Read through the data and report every line in which the word "return" occurs.

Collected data
-------

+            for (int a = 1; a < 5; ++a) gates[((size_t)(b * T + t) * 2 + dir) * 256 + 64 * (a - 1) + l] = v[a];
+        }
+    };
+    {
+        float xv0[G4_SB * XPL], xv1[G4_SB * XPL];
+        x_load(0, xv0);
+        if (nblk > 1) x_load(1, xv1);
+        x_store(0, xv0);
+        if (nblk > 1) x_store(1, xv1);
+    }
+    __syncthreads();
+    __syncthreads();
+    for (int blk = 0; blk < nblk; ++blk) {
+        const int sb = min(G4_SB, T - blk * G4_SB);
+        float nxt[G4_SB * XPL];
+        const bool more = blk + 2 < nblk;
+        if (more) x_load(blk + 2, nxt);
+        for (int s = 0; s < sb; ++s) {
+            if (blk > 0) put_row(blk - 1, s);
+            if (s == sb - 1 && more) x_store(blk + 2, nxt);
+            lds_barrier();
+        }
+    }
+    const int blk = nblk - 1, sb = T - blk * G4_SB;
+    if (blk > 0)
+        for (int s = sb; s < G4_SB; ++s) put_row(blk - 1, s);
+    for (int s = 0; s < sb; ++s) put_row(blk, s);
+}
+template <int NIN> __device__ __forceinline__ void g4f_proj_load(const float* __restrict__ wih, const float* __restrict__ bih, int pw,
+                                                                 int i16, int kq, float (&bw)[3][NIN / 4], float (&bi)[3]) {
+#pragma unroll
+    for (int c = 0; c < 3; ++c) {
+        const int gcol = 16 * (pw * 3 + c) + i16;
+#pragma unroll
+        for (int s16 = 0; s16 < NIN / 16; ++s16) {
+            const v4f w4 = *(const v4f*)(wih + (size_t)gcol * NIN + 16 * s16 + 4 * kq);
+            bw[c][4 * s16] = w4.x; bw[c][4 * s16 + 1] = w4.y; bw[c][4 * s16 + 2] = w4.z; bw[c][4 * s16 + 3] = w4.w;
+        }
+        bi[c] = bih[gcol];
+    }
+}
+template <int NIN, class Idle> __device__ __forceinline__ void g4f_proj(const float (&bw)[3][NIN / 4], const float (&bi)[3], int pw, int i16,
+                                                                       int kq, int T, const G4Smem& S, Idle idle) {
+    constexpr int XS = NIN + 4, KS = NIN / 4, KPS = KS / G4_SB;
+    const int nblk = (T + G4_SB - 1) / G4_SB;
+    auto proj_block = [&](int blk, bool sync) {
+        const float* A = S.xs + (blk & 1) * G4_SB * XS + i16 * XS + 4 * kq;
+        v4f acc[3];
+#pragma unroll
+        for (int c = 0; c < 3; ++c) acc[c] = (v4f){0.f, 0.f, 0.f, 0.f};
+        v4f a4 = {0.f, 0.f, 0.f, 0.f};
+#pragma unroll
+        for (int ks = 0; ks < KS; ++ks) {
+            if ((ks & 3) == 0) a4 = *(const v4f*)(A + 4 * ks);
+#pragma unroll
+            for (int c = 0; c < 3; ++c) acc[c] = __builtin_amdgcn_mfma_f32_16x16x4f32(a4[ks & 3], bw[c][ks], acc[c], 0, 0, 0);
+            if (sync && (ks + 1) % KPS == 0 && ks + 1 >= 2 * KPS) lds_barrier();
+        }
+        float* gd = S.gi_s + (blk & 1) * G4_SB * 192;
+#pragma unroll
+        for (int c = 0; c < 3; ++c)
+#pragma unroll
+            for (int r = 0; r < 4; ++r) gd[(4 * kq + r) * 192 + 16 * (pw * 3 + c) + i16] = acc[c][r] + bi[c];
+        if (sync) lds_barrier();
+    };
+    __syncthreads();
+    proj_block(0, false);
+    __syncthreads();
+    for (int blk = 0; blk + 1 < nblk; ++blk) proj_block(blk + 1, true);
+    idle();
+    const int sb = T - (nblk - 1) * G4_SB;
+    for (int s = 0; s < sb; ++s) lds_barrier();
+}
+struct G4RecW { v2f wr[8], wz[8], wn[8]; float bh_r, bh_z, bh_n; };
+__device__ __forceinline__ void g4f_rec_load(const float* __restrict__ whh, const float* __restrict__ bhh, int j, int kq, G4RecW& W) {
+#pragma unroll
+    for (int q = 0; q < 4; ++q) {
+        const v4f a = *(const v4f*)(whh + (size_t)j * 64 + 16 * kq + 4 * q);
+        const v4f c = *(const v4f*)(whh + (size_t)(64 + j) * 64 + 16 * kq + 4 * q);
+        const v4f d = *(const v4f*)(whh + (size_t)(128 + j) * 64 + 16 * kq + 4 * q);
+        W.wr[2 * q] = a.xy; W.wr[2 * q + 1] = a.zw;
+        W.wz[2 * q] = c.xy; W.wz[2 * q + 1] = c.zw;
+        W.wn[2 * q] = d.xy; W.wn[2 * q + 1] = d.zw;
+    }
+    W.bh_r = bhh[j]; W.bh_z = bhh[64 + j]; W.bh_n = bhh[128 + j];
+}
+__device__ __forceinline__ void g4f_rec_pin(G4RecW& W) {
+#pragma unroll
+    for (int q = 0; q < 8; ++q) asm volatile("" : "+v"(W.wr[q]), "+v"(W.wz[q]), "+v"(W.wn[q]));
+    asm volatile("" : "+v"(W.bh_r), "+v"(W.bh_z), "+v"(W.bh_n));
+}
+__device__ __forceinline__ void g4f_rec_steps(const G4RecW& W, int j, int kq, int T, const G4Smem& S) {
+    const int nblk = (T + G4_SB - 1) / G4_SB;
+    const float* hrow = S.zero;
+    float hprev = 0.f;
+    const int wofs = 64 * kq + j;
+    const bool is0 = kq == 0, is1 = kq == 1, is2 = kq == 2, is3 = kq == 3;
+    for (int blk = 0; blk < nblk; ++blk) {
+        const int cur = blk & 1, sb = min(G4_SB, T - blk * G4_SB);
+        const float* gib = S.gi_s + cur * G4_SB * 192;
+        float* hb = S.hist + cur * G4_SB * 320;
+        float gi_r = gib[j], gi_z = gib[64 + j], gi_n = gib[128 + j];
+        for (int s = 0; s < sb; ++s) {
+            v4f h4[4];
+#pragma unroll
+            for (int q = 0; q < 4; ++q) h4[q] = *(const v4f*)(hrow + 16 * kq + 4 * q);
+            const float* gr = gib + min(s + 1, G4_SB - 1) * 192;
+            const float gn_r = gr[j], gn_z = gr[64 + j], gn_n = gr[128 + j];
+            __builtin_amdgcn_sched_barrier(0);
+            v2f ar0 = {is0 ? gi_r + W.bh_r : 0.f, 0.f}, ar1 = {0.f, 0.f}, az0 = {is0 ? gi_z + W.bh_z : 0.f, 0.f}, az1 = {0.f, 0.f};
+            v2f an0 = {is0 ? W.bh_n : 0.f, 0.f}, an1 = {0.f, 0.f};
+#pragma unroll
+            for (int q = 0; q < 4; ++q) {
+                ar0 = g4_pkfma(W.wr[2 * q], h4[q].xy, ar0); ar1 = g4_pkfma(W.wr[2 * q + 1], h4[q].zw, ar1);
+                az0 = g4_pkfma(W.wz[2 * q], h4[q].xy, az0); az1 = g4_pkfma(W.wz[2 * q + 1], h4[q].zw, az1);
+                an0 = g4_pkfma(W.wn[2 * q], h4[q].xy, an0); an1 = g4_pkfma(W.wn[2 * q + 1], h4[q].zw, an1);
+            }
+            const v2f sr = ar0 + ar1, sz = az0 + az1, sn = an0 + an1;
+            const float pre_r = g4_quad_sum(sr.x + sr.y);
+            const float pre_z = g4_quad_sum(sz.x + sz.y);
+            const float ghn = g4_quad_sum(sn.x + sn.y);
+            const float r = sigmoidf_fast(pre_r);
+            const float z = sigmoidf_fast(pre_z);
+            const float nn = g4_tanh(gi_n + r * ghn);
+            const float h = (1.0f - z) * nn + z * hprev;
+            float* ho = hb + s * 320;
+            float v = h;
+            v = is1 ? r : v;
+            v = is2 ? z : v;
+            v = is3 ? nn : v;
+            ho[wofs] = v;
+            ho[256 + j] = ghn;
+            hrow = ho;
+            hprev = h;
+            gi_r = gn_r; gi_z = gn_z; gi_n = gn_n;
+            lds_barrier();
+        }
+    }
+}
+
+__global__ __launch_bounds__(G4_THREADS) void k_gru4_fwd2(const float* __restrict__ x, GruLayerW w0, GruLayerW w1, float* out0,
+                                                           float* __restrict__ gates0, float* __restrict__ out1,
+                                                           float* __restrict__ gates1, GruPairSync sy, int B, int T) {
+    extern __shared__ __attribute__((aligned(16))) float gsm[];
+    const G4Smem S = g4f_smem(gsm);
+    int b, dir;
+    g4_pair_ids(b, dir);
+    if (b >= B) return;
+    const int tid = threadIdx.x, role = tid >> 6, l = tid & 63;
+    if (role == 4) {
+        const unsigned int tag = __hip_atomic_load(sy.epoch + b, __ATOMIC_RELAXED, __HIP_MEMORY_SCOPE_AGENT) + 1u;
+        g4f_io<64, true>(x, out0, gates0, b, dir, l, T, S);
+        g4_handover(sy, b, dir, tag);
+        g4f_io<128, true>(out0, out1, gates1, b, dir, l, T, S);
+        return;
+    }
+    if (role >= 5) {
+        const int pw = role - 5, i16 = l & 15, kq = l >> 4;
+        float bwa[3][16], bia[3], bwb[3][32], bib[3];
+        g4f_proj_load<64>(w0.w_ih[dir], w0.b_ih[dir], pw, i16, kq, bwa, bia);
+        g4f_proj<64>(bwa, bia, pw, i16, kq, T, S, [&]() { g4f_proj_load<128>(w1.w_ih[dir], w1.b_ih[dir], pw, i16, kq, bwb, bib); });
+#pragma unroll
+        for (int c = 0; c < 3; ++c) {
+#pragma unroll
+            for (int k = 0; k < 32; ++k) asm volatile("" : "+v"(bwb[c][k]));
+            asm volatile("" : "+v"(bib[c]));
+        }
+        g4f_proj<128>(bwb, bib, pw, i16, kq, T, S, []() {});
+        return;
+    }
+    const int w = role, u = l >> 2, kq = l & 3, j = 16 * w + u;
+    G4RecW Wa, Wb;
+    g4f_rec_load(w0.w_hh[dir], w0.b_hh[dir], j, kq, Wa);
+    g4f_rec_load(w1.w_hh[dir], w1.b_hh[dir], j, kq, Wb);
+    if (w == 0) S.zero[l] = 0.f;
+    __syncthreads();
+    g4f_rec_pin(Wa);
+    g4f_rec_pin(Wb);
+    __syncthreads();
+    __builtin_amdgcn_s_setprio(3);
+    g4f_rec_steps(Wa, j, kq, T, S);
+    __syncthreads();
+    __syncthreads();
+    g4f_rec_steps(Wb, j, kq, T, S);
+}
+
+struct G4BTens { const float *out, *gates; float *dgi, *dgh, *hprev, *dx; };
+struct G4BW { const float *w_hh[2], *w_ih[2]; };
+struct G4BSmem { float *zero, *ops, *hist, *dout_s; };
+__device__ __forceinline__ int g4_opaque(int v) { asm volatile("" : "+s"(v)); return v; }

-------

> RESULT:
+    if (b >= B) return;
+        return;
+        return;
+__device__ __forceinline__ int g4_opaque(int v) { asm volatile("" : "+s"(v)); return v; }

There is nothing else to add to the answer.